TRANSACTION CHARACTERISTICS
The transaction has a revolving period of up to three years. After the end of the revolving period, the notes will amortise sequentially.
The initial portfolio has a total balance of EUR325.2m and includes 16,406 lease contracts to 12,495 lessee groups. The largest lessee group makes up 0.5% and the 10 largest lessee groups 5% of the total portfolio balance. Consumer clients amount to 26.5% and commercial clients to 73.5% of the total portfolio balance. Given the revolving period, the agency analysed the transaction based on a worst-case portfolio.
The title to the vehicles remains with the originator which is common under Austrian law, given that the lessees would need to be notified otherwise. The originator holds the vehicle title on trust (Treuhand) for the benefit of the issuer. Due to this beneficial ownership, the assets would not fall into the insolvency estate of the seller. This transaction relies on a trust arrangement between the issuer and the originator, allowing the issuer to separate the leased assets from the originator's insolvency estate in case of the originator's insolvency.
A new issue report, including further information on transaction related stress, key rating drivers and rating sensitivities, as well as material sources of information that were used to prepare the rating, is available at www.fitchratings.com.
DUE DILIGENCE USAGE
Fitch was provided with a third party asset portfolio assessment in relation to this rating action.
DATA ADEQUACY
Fitch reviewed the results of the third party assessment conducted on the asset portfolio information, which indicated no adverse findings material to the rating analysis.
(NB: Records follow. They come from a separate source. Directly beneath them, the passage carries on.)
class Context:

    def __init__(self, device: int = 0, lab: bool = False):
        self.lab = bool(lab)
        self._L = _lib.load_lab() if lab else _lib.load()
        h = C.c_void_p()
        rc = self._L.dsh_create(C.byref(h), device)
        if rc != _lib.DSH_OK:
            raise DshError(f"dsh_create failed with status {rc} (no gfx950 device visible?)")
        self._h = h
        self.n = 0
        self._keep = None

    def close(self):
        if getattr(self, "_events", None) is not None:
            self._events.close()
            self._events = None
        if getattr(self, "_h", None):
            self._L.dsh_destroy(self._h)
            self._h = None

    def __del__(self):
        try:
            self.close()
        except Exception:
            pass

    def _check(self, rc: int, what: str):
        if rc != _lib.DSH_OK:
            raise DshError(f"{what}: status {rc}: {self._L.dsh_last_error(self._h).decode()}")

    def template_build(self, xyz0: np.ndarray, facets: np.ndarray):
        xyz0 = np.ascontiguousarray(xyz0, np.float64)
        facets = np.ascontiguousarray(facets, np.int32)
        self._check(self._L.dsh_template_build(self._h, xyz0.shape[0], _ptr(xyz0, C.c_double), facets.shape[0], _ptr(facets, C.c_int32)),
                    "dsh_template_build")
        self.n = xyz0.shape[0]

    def template_set(self, xyz0, boundary, nbr_ptr, nbr_idx, nbr_w, k0, edge_nodes, edge_L0, median_L):
        xyz0 = np.ascontiguousarray(xyz0, np.float64)
        boundary = np.ascontiguousarray(boundary, np.uint8)
        nbr_ptr = np.ascontiguousarray(nbr_ptr, np.int32)
        nbr_idx = np.ascontiguousarray(nbr_idx, np.int32)
        nbr_w = np.ascontiguousarray(nbr_w, np.float64)
        k0 = np.ascontiguousarray(k0, np.float64)
        edge_nodes = np.ascontiguousarray(edge_nodes, np.int32)
        edge_L0 = np.ascontiguousarray(edge_L0, np.float64)
        self._check(self._L.dsh_template_set(self._h, xyz0.shape[0], _ptr(xyz0, C.c_double), _ptr(boundary, C.c_uint8), _ptr(nbr_ptr, C.c_int32),
                                             _ptr(nbr_idx, C.c_int32), _ptr(nbr_w, C.c_double), _ptr(k0, C.c_double), edge_L0.shape[0],
                                             _ptr(edge_nodes, C.c_int32), _ptr(edge_L0, C.c_double), float(median_L)), "dsh_template_set")
        self.n = xyz0.shape[0]

    def template_get(self) -> dict:
        n, E, nnz = C.c_int32(), C.c_int32(), C.c_int32()
        self._check(self._L.dsh_template_dims(self._h, C.byref(n), C.byref(E), C.byref(nnz)), "dsh_template_dims")
        out = dict(boundary=np.zeros(n.value, np.uint8), nbr_ptr=np.zeros(n.value + 1, np.int32), nbr_idx=np.zeros(nnz.value, np.int32),
                   nbr_w=np.zeros(nnz.value), k0=np.zeros(n.value), edge_nodes=np.zeros((E.value, 2), np.int32), edge_L0=np.zeros(E.value))
        med = C.c_double()
        self._check(self._L.dsh_template_get(self._h, _ptr(out["boundary"], C.c_uint8), _ptr(out["nbr_ptr"], C.c_int32), _ptr(out["nbr_idx"], C.c_int32),
                                             _ptr(out["nbr_w"], C.c_double), _ptr(out["k0"], C.c_double), _ptr(out["edge_nodes"], C.c_int32),
                                             _ptr(out["edge_L0"], C.c_double), C.byref(med)), "dsh_template_get")
        out["median_L"] = med.value
        return out

    def template_embed(self, pts: np.ndarray):
        pts = np.ascontiguousarray(pts, np.float32)
        P = pts.shape[0]
        fid = np.zeros(P, np.int32)
        nodes = np.zeros((P, 3), np.int32)
        bary = np.zeros((P, 3), np.float32)
        self._check(self._L.dsh_template_embed(self._h, P, _ptr(pts, C.c_float), _ptr(fid, C.c_int32), _ptr(nodes, C.c_int32), _ptr(bary, C.c_float)),
                    "dsh_template_embed")
        return fid, nodes, bary

    def template_embed_device(self, pts: np.ndarray):
        pts = np.ascontiguousarray(pts, np.float32)
        P = pts.shape[0]
        fid = np.zeros(P, np.int32)
        nodes = np.zeros((P, 3), np.int32)
        bary = np.zeros((P, 3), np.float32)
        self._check(self._L.dsh_template_embed_device(self._h, P, _ptr(pts, C.c_float), _ptr(fid, C.c_int32), _ptr(nodes, C.c_int32), _ptr(bary, C.c_float)),
                    "dsh_template_embed_device")
        return fid, nodes, bary

    def _frame_c(self, f: Frame, reg_lap, reg_inex, reg_temp, layers, max_iters, keep: list) -> _lib.SftFrameC:
        Tcw = np.ascontiguousarray(f.Tcw, np.float32)
        nodes = np.ascontiguousarray(f.obs_nodes, np.int32)
        bary = np.ascontiguousarray(f.obs_bary, np.float64)
        uv = np.ascontiguousarray(f.obs_uv, np.float64)
        isg = np.ascontiguousarray(f.obs_invsig2, np.float64)
        xyz = np.ascontiguousarray(f.nodes_xyz, np.float64)
        keep += [Tcw, nodes, bary, uv, isg, xyz]
        fc = _lib.SftFrameC()
        fc.Tcw = _ptr(Tcw, C.c_float)
        for i in range(4):
            fc.K[i] = float(f.K[i])
        fc.n_frame = int(f.N)
        fc.M = int(nodes.shape[0])
        fc.obs_nodes = _ptr(nodes, C.c_int32)
        fc.obs_bary = _ptr(bary, C.c_double)
        fc.obs_uv = _ptr(uv, C.c_double)
        fc.obs_invsig2 = _ptr(isg, C.c_double)
        fc.xyz = _ptr(xyz, C.c_double)
        if f.regs is not None:
            reg_lap, reg_inex, reg_temp = f.regs
        fc.reg_lap, fc.reg_inex, fc.reg_temp = float(reg_lap), float(reg_inex), float(reg_temp)
        fc.neighbour_layers = int(layers)
        fc.max_iters = int(max_iters)
        return fc

    def batch_upload(self, frames: Sequence[Frame], RegLap=5000.0, RegInex=5000.0, RegTemp=0.0, NeighboursLayers=1, max_iters=50):
        keep: list = []
        arr = (_lib.SftFrameC * len(frames))()
        for i, f in enumerate(frames):
            arr[i] = self._frame_c(f, RegLap, RegInex, RegTemp, NeighboursLayers, max_iters, keep)
        self._check(self._L.dsh_sft_batch_upload(self._h, len(frames), arr), "dsh_sft_batch_upload")
        self._frames = list(frames)
        self._max_iters = max_iters

    def batch_run(self):
        self._check(self._L.dsh_sft_batch_run(self._h), "dsh_sft_batch_run")

    def batch_run_timed(self, launches: int = 1) -> float:
        if getattr(self, "_events", None) is None:
            self._events = _lib.HipEvents()
        st = self.stream()
        self._events.start(st)
        for _ in range(int(launches)):
            self.batch_run()
        return self._events.stop_ms(st)

    def _need_lab(self, what: str):
        if not self.lab:
            raise DshError(f"{what} is a lab entry point (include/defslam_hip_debug.h): create the context with Context(device, lab=True)")

    def set_option(self, name: str, value: int):
        self._need_lab("dsh_lab_set_option")
        self._check(self._L.dsh_lab_set_option(self._h, name.encode(), int(value)), "dsh_lab_set_option")

    def solver_info(self, b: int = 0) -> dict:
        self._need_lab("dsh_lab_sft_solver_info")
        o = (C.c_int32 * 8)()
        self._check(self._L.dsh_lab_sft_solver_info(self._h, int(b), o), "dsh_lab_sft_solver_info")
        return dict(split=int(o[0]), c0=int(o[1]), s=int(o[2]), n1p=int(o[3]), pad=int(o[4]), lanes=int(o[5]), tile_mode=int(o[6]), waves=int(o[7]))

    def lab_run_timed(self, launches: int = 1) -> float:
        self._need_lab("dsh_lab_sft_run_timed")
        ms = C.c_double()
        self._check(self._L.dsh_lab_sft_run_timed(self._h, int(launches), C.byref(ms)), "dsh_lab_sft_run_timed")
        return ms.value

    def batch_assemble_timed(self, launches: int = 1) -> float:
        self._need_lab("dsh_lab_sft_assemble_timed")
        ms = C.c_double()
        self._check(self._L.dsh_lab_sft_assemble_timed(self._h, int(launches), C.byref(ms)), "dsh_lab_sft_assemble_timed")
        return ms.value

    def wave_check(self, rel: float = 1.0, launches: int = 1, only: int = 0):
        self._need_lab("dsh_lab_sft_wave_check")
        B = len(self._frames)
        dims = []
        for b in range(B):
            _, counts = self.problem_info(b)
            Dn = int(counts[5]) - 6
            dims.append(((Dn + 31) // 32) * 32 + 6)
        tot = int(sum(dims))
        xr, xn = np.zeros(tot), np.zeros(tot)
        ok = np.zeros((B, 2), np.int32)
        ms = np.zeros(2)
        self._check(self._L.dsh_lab_sft_wave_check(self._h, C.c_double(rel), int(launches), int(only), _ptr(xr, C.c_double), _ptr(xn, C.c_double), _ptr(ok, C.c_int32),
                                                   _ptr(ms, C.c_double)), "dsh_lab_sft_wave_check")
        offs = np.concatenate([[0], np.cumsum(dims)])
        return [xr[offs[b]:offs[b + 1]] for b in range(B)], [xn[offs[b]:offs[b + 1]] for b in range(B)], ok, ms

    def factor_check(self, lam, factor=None, grid: int = 0):
        self._need_lab("dsh_lab_sft_factor_check")
        B = len(self._frames)
        lam = np.ascontiguousarray(lam, np.float64)
        if lam.shape != (B,):
            raise ValueError(f"factor_check: lam must have one damping per problem ({B})")
        fac = None if factor is None else np.ascontiguousarray(np.asarray(factor, bool).astype(np.uint8))
        if fac is not None and fac.shape != (B,):
            raise ValueError(f"factor_check: factor must have one flag per problem ({B})")
        dims = []
        for b in range(B):
            Dn = int(self.problem_info(b)[1][5]) - 6
            dims.append(((Dn + 31) // 32) * 32 + 6)
        x = np.zeros(int(sum(dims)))
        ok = np.zeros(B, np.int32)
        self._check(self._L.dsh_lab_sft_factor_check(self._h, _ptr(lam, C.c_double), _ptr(fac, C.c_uint8), int(grid), _ptr(x, C.c_double),
                                                     _ptr(ok, C.c_int32)), "dsh_lab_sft_factor_check")
        offs = np.concatenate([[0], np.cumsum(dims)])
        return [x[offs[b]:offs[b + 1]] for b in range(B)], ok

    def rounds_timed(self):
        self._need_lab("dsh_lab_sft_rounds_timed")
        ms = np.zeros(7)
        r = np.zeros(1, np.int32)
        self._check(self._L.dsh_lab_sft_rounds_timed(self._h, _ptr(ms, C.c_double), _ptr(r, C.c_int32)), "dsh_lab_sft_rounds_timed")
        return dict(init=float(ms[0]), lin=float(ms[1]), factor=float(ms[2]), trial=float(ms[3]), tail=float(ms[4]), factorisations_in_rounds=int(ms[5]), linearisations_in_rounds=int(ms[6])), int(r[0])

    def dump(self, b: int, what: int, n: int):
        self._need_lab("dsh_lab_sft_dump")
        out = np.zeros(int(n))
        self._check(self._L.dsh_lab_sft_dump(self._h, int(b), int(what), int(n), _ptr(out, C.c_double)), "dsh_lab_sft_dump")
        return out

    def phase_ms(self, b: int = 0):
        self._need_lab("dsh_lab_sft_phase_ms")
        out = np.zeros(8)
        self._check(self._L.dsh_lab_sft_phase_ms(self._h, b, _ptr(out, C.c_double)), "dsh_lab_sft_phase_ms")
        return dict(trsm=out[0], residuals=out[1], assembly=out[2], copy=out[3], panel=out[4], update=out[5], backsub=out[6], control=out[7])

    def step_trace(self, b: int = 0):
        self._need_lab("dsh_lab_sft_step_trace")
        out = np.zeros(64)
        self._check(self._L.dsh_lab_sft_step_trace(self._h, b, _ptr(out, C.c_double)), "dsh_lab_sft_step_trace")
        return out.reshape(8, 8)

    def synchronize(self):
        self._check(self._L.dsh_synchronize(self._h), "dsh_synchronize")

    def stream(self) -> int:
        return int(self._L.dsh_stream(self._h) or 0)

    def batch_counts(self):
        it, tr = C.c_int64(), C.c_int64()
        self._check(self._L.dsh_sft_batch_counts(self._h, C.byref(it), C.byref(tr)), "dsh_sft_batch_counts")
        return it.value, tr.value

    def problem_info(self, b: int):
        nbytes = C.c_int64()
        counts = np.zeros(9, np.int32)
        self._check(self._L.dsh_sft_batch_problem_info(self._h, b, C.byref(nbytes), _ptr(counts, C.c_int32)), "dsh_sft_batch_problem_info")
        return nbytes.value, counts

    def batch_download(self, only=None) -> List[int]:
        frames = self._frames
        res = (_lib.SftResultC * len(frames))()
        keep = []
        want = None if only is None else set(int(i) for i in only)
        for i, f in enumerate(frames):
            if want is not None and i not in want:
                keep.append(None)
                continue
            M, n = f.obs_nodes.shape[0], f.nodes_xyz.shape[0]
            bufs = dict(Tcw=np.zeros((4, 4), np.float32), pose7=np.zeros(7), xyz=np.zeros((n, 3)), chi2=np.zeros(M), outl=np.zeros(M, np.uint8),
                        mp=np.zeros((M, 3), np.float32), trace=np.zeros((max(self._max_iters, 1), _lib.DSH_TRACE_STRIDE)))
            keep.append(bufs)
            r = res[i]
            r.Tcw = _ptr(bufs["Tcw"], C.c_float)
            r.pose7 = _ptr(bufs["pose7"], C.c_double)
            r.xyz = _ptr(bufs["xyz"], C.c_double)
            r.chi2_obs = _ptr(bufs["chi2"], C.c_double)
            r.outlier = _ptr(bufs["outl"], C.c_uint8)
            r.mappoint_xyz = _ptr(bufs["mp"], C.c_float)
            r.trace = _ptr(bufs["trace"], C.c_double)
        self._check(self._L.dsh_sft_batch_download(self._h, len(frames), res), "dsh_sft_batch_download")
        out = []
        for i, f in enumerate(frames):
            b, r = keep[i], res[i]
            if b is None:
                f.iters, f.trials, f.dim, f.half_bandwidth, f.status = r.iters, r.trials, r.dim, r.half_bandwidth, r.status
                out.append(int(r.inliers))
                continue
            f.Tcw = b["Tcw"]
            f.pose7 = b["pose7"]
            f.nodes_xyz = b["xyz"]
            f.chi2_obs = b["chi2"]
            f.mvbOutlier = b["outl"].astype(bool)
            f.mappoints = b["mp"]
            f.repError = float(np.float32(r.rep_error))
            f.rep_error_f64 = r.rep_error
            f.iters, f.trials, f.dim, f.half_bandwidth, f.status = r.iters, r.trials, r.dim, r.half_bandwidth, r.status
            f.trace = b["trace"][:r.iters].copy()
            out.append(int(r.inliers))
        return out

    def prepare_solve(self, f: Frame, RegLap=5000.0, RegInex=5000.0, RegTemp=0.0, NeighboursLayers=1, max_iters=50):
        keep: list = []
        fc = self._frame_c(f, RegLap, RegInex, RegTemp, NeighboursLayers, max_iters, keep)
        M, n = f.obs_nodes.shape[0], f.nodes_xyz.shape[0]
        b = dict(Tcw=np.zeros((4, 4), np.float32), pose7=np.zeros(7), xyz=np.zeros((n, 3)), chi2=np.zeros(M), outl=np.zeros(M, np.uint8),
                 mp=np.zeros((M, 3), np.float32), trace=np.zeros((max(max_iters, 1), _lib.DSH_TRACE_STRIDE)))
        r = _lib.SftResultC()
        r.Tcw = _ptr(b["Tcw"], C.c_float)
        r.pose7 = _ptr(b["pose7"], C.c_double)
        r.xyz = _ptr(b["xyz"], C.c_double)
        r.chi2_obs = _ptr(b["chi2"], C.c_double)
        r.outlier = _ptr(b["outl"], C.c_uint8)
        r.mappoint_xyz = _ptr(b["mp"], C.c_float)
        r.trace = _ptr(b["trace"], C.c_double)
        ctx = self

        class _Call:
            frame = f

            def __call__(self_inner) -> int:
                rc = ctx._L.dsh_sft_solve(ctx._h, C.byref(fc), C.byref(r))
                if rc != _lib.DSH_OK:
                    ctx._check(rc, "dsh_sft_solve")
                f.Tcw, f.pose7, f.nodes_xyz, f.chi2_obs, f.mappoints = b["Tcw"], b["pose7"], b["xyz"], b["chi2"], b["mp"]
                f.mvbOutlier = b["outl"].view(np.bool_)
                f.repError = float(np.float32(r.rep_error))
                f.rep_error_f64 = r.rep_error
                f.iters, f.trials, f.dim, f.half_bandwidth, f.status = r.iters, r.trials, r.dim, r.half_bandwidth, r.status
                f.trace = b["trace"][:r.iters]
                return int(r.inliers)

        call = _Call()
        call._keep = (keep, b, fc, r)
        return call

    def debug_system(self, b: int, D: int):
        self._need_lab("dsh_lab_sft_system")
        H = np.zeros((D, D), order="F")
        bv = np.zeros(D)
        chi = C.c_double()
        self._check(self._L.dsh_lab_sft_system(self._h, b, D, _ptr(H, C.c_double), _ptr(bv, C.c_double), C.byref(chi)), "dsh_lab_sft_system")
        return H, bv, chi.value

Fitch believes the sample size and relevance of the tested fields suggest the data provided by the originator for assigning the ratings was of acceptable quality.
Fitch also conducted a review of a small targeted sample of UCLA's origination files and found the information contained in the reviewed files to be adequately consistent with the originator's policies and practices and the other information provided to the agency about the asset portfolio.
Overall, Fitch's assessment of the asset pool information relied upon for the agency's rating analysis according to its applicable rating methodologies indicates that it is adequately reliable.
SOURCES OF INFORMATION
The information below was used in the analysis:
- Lease-by-lease information, stratifications and amortisation profile for the initial transaction portfolio as at 07 October 2015.
- Dynamic quarterly delinquency data for the period from March 2010 to December 2014, split for the main asset categories: 'equipment' and 'vehicles'.
- Half-annual static default data (by defaulted amount and by number of defaults) for the period 1H10 until 2H14, split for the two main asset categories: 'equipment' and 'vehicles'.
- Quarterly recovery vintage data for the period from 1Q10 to 1Q15, split for the two main asset categories: 'equipment' and 'vehicles'.
- Quarterly prepayment data for the period from 1Q10 to 4Q14, split for the main asset categories: 'equipment' and 'vehicles'.